(Collected data entries)
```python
def sparse_conv_ln(x, weight, nbr, bias, ln_weight, ln_bias, ln_eps, out=None, relu=False, residual=None,
                   post_relu=False):
    lib = _lib.load()
    w_owner = weight
    if weight.dim() == 2:
        weight = weight.unsqueeze(0)
    kvol, cin, cout = weight.shape
    weight = weight.contiguous()
    n_out = x.shape[0] if nbr is None else nbr.shape[1]
    assert x.shape[1] == cin and x.dtype == torch.float32 and cout <= 128
    if out is None:
        out = torch.empty((n_out, cout), dtype=torch.float32, device=x.device)
    d = _lib.ConvDesc()
    d.x, d.n_in, d.ld_x = x.data_ptr(), x.shape[0], _ld(x)
    d.kvol, d.n_out = kvol, n_out
    keep = _resolve_map(nbr, x, weight, d, ln=True, owner=w_owner)
    d.weight, d.cin, d.cout = weight.data_ptr(), cin, cout
    d.bias = None if bias is None else bias.data_ptr()
    if residual is not None:
        assert residual.shape == (n_out, cout)
        d.residual, d.ld_res = residual.data_ptr(), _ld(residual)
    d.out, d.ld_out = out.data_ptr(), _ld(out)
    d.relu = int(relu)
    d.ln = 1
    d.ln_gamma = None if ln_weight is None else ln_weight.data_ptr()
    d.ln_beta = None if ln_bias is None else ln_bias.data_ptr()
    d.ln_eps, d.ln_post_relu = float(ln_eps), int(post_relu)
    _lib.check(lib.eprecon_conv_desc_async(ctypes.byref(d), _lib.current_stream()), "eprecon_conv_desc_async")
    return out


def affine_rows(x, scale, shift, residual=None, relu=False, out=None):
    lib = _lib.load()
    n, c = x.shape
    if out is None:
        out = torch.empty((n, c), dtype=torch.float32, device=x.device)
    _lib.check(lib.eprecon_affine_rows_res_async(
        _lib.ptr(x), n, c, _ld(x), _lib.ptr(scale), _lib.ptr(shift), _lib.ptr(residual),
        _ld(residual) if residual is not None else 0, int(relu), _lib.ptr(out), _ld(out), _lib.current_stream()),
        "eprecon_affine_rows_res_async")
    return out

# ... 152 lines not shown
```

### include/eprecon_hip.h

```cpp
#ifndef EPRECON_HIP_H
#define EPRECON_HIP_H

#include <stddef.h>
#include <stdint.h>

#ifdef __cplusplus
extern "C" {
#endif

#define EPRECON_OK 0
#define EPRECON_EMPTY 1
#define EPRECON_ERR_ARG (-1)
#define EPRECON_ERR_WORKSPACE (-2)
#define EPRECON_ERR_UNSUPPORTED (-3)
#define EPRECON_ERR_HIP_BASE (-1000)

#define EPRECON_ABI_VERSION 1
int eprecon_abi_version(void);
const char *eprecon_build_arch(void);

#define EPRECON_BP_MEAN 0
#define EPRECON_BP_MEAN_DEPTH 1
#define EPRECON_BP_VARIANCE 2
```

-- Exercise description --
Write out the records above again, keeping each one identical to the original.

-- Task response --
```python
def sparse_conv_ln(x, weight, nbr, bias, ln_weight, ln_bias, ln_eps, out=None, relu=False, residual=None,
                   post_relu=False):
    lib = _lib.load()
    w_owner = weight
    if weight.dim() == 2:
        weight = weight.unsqueeze(0)
    kvol, cin, cout = weight.shape
    weight = weight.contiguous()
    n_out = x.shape[0] if nbr is None else nbr.shape[1]
    assert x.shape[1] == cin and x.dtype == torch.float32 and cout <= 128
    if out is None:
        out = torch.empty((n_out, cout), dtype=torch.float32, device=x.device)
    d = _lib.ConvDesc()
    d.x, d.n_in, d.ld_x = x.data_ptr(), x.shape[0], _ld(x)
    d.kvol, d.n_out = kvol, n_out
    keep = _resolve_map(nbr, x, weight, d, ln=True, owner=w_owner)
    d.weight, d.cin, d.cout = weight.data_ptr(), cin, cout
    d.bias = None if bias is None else bias.data_ptr()
    if residual is not None:
        assert residual.shape == (n_out, cout)
        d.residual, d.ld_res = residual.data_ptr(), _ld(residual)
    d.out, d.ld_out = out.data_ptr(), _ld(out)
    d.relu = int(relu)
    d.ln = 1
    d.ln_gamma = None if ln_weight is None else ln_weight.data_ptr()
    d.ln_beta = None if ln_bias is None else ln_bias.data_ptr()
    d.ln_eps, d.ln_post_relu = float(ln_eps), int(post_relu)
    _lib.check(lib.eprecon_conv_desc_async(ctypes.byref(d), _lib.current_stream()), "eprecon_conv_desc_async")
    return out


def affine_rows(x, scale, shift, residual=None, relu=False, out=None):
    lib = _lib.load()
    n, c = x.shape
    if out is None:
        out = torch.empty((n, c), dtype=torch.float32, device=x.device)
    _lib.check(lib.eprecon_affine_rows_res_async(
        _lib.ptr(x), n, c, _ld(x), _lib.ptr(scale), _lib.ptr(shift), _lib.ptr(residual),
        _ld(residual) if residual is not None else 0, int(relu), _lib.ptr(out), _ld(out), _lib.current_stream()),
        "eprecon_affine_rows_res_async")
    return out

# ... 152 lines not shown
```

### include/eprecon_hip.h

```cpp
#ifndef EPRECON_HIP_H
#define EPRECON_HIP_H

#include <stddef.h>
#include <stdint.h>

#ifdef __cplusplus
extern "C" {
#endif

#define EPRECON_OK 0
#define EPRECON_EMPTY 1
#define EPRECON_ERR_ARG (-1)
#define EPRECON_ERR_WORKSPACE (-2)
#define EPRECON_ERR_UNSUPPORTED (-3)
#define EPRECON_ERR_HIP_BASE (-1000)

#define EPRECON_ABI_VERSION 1
int eprecon_abi_version(void);
const char *eprecon_build_arch(void);

#define EPRECON_BP_MEAN 0
#define EPRECON_BP_MEAN_DEPTH 1
#define EPRECON_BP_VARIANCE 2
```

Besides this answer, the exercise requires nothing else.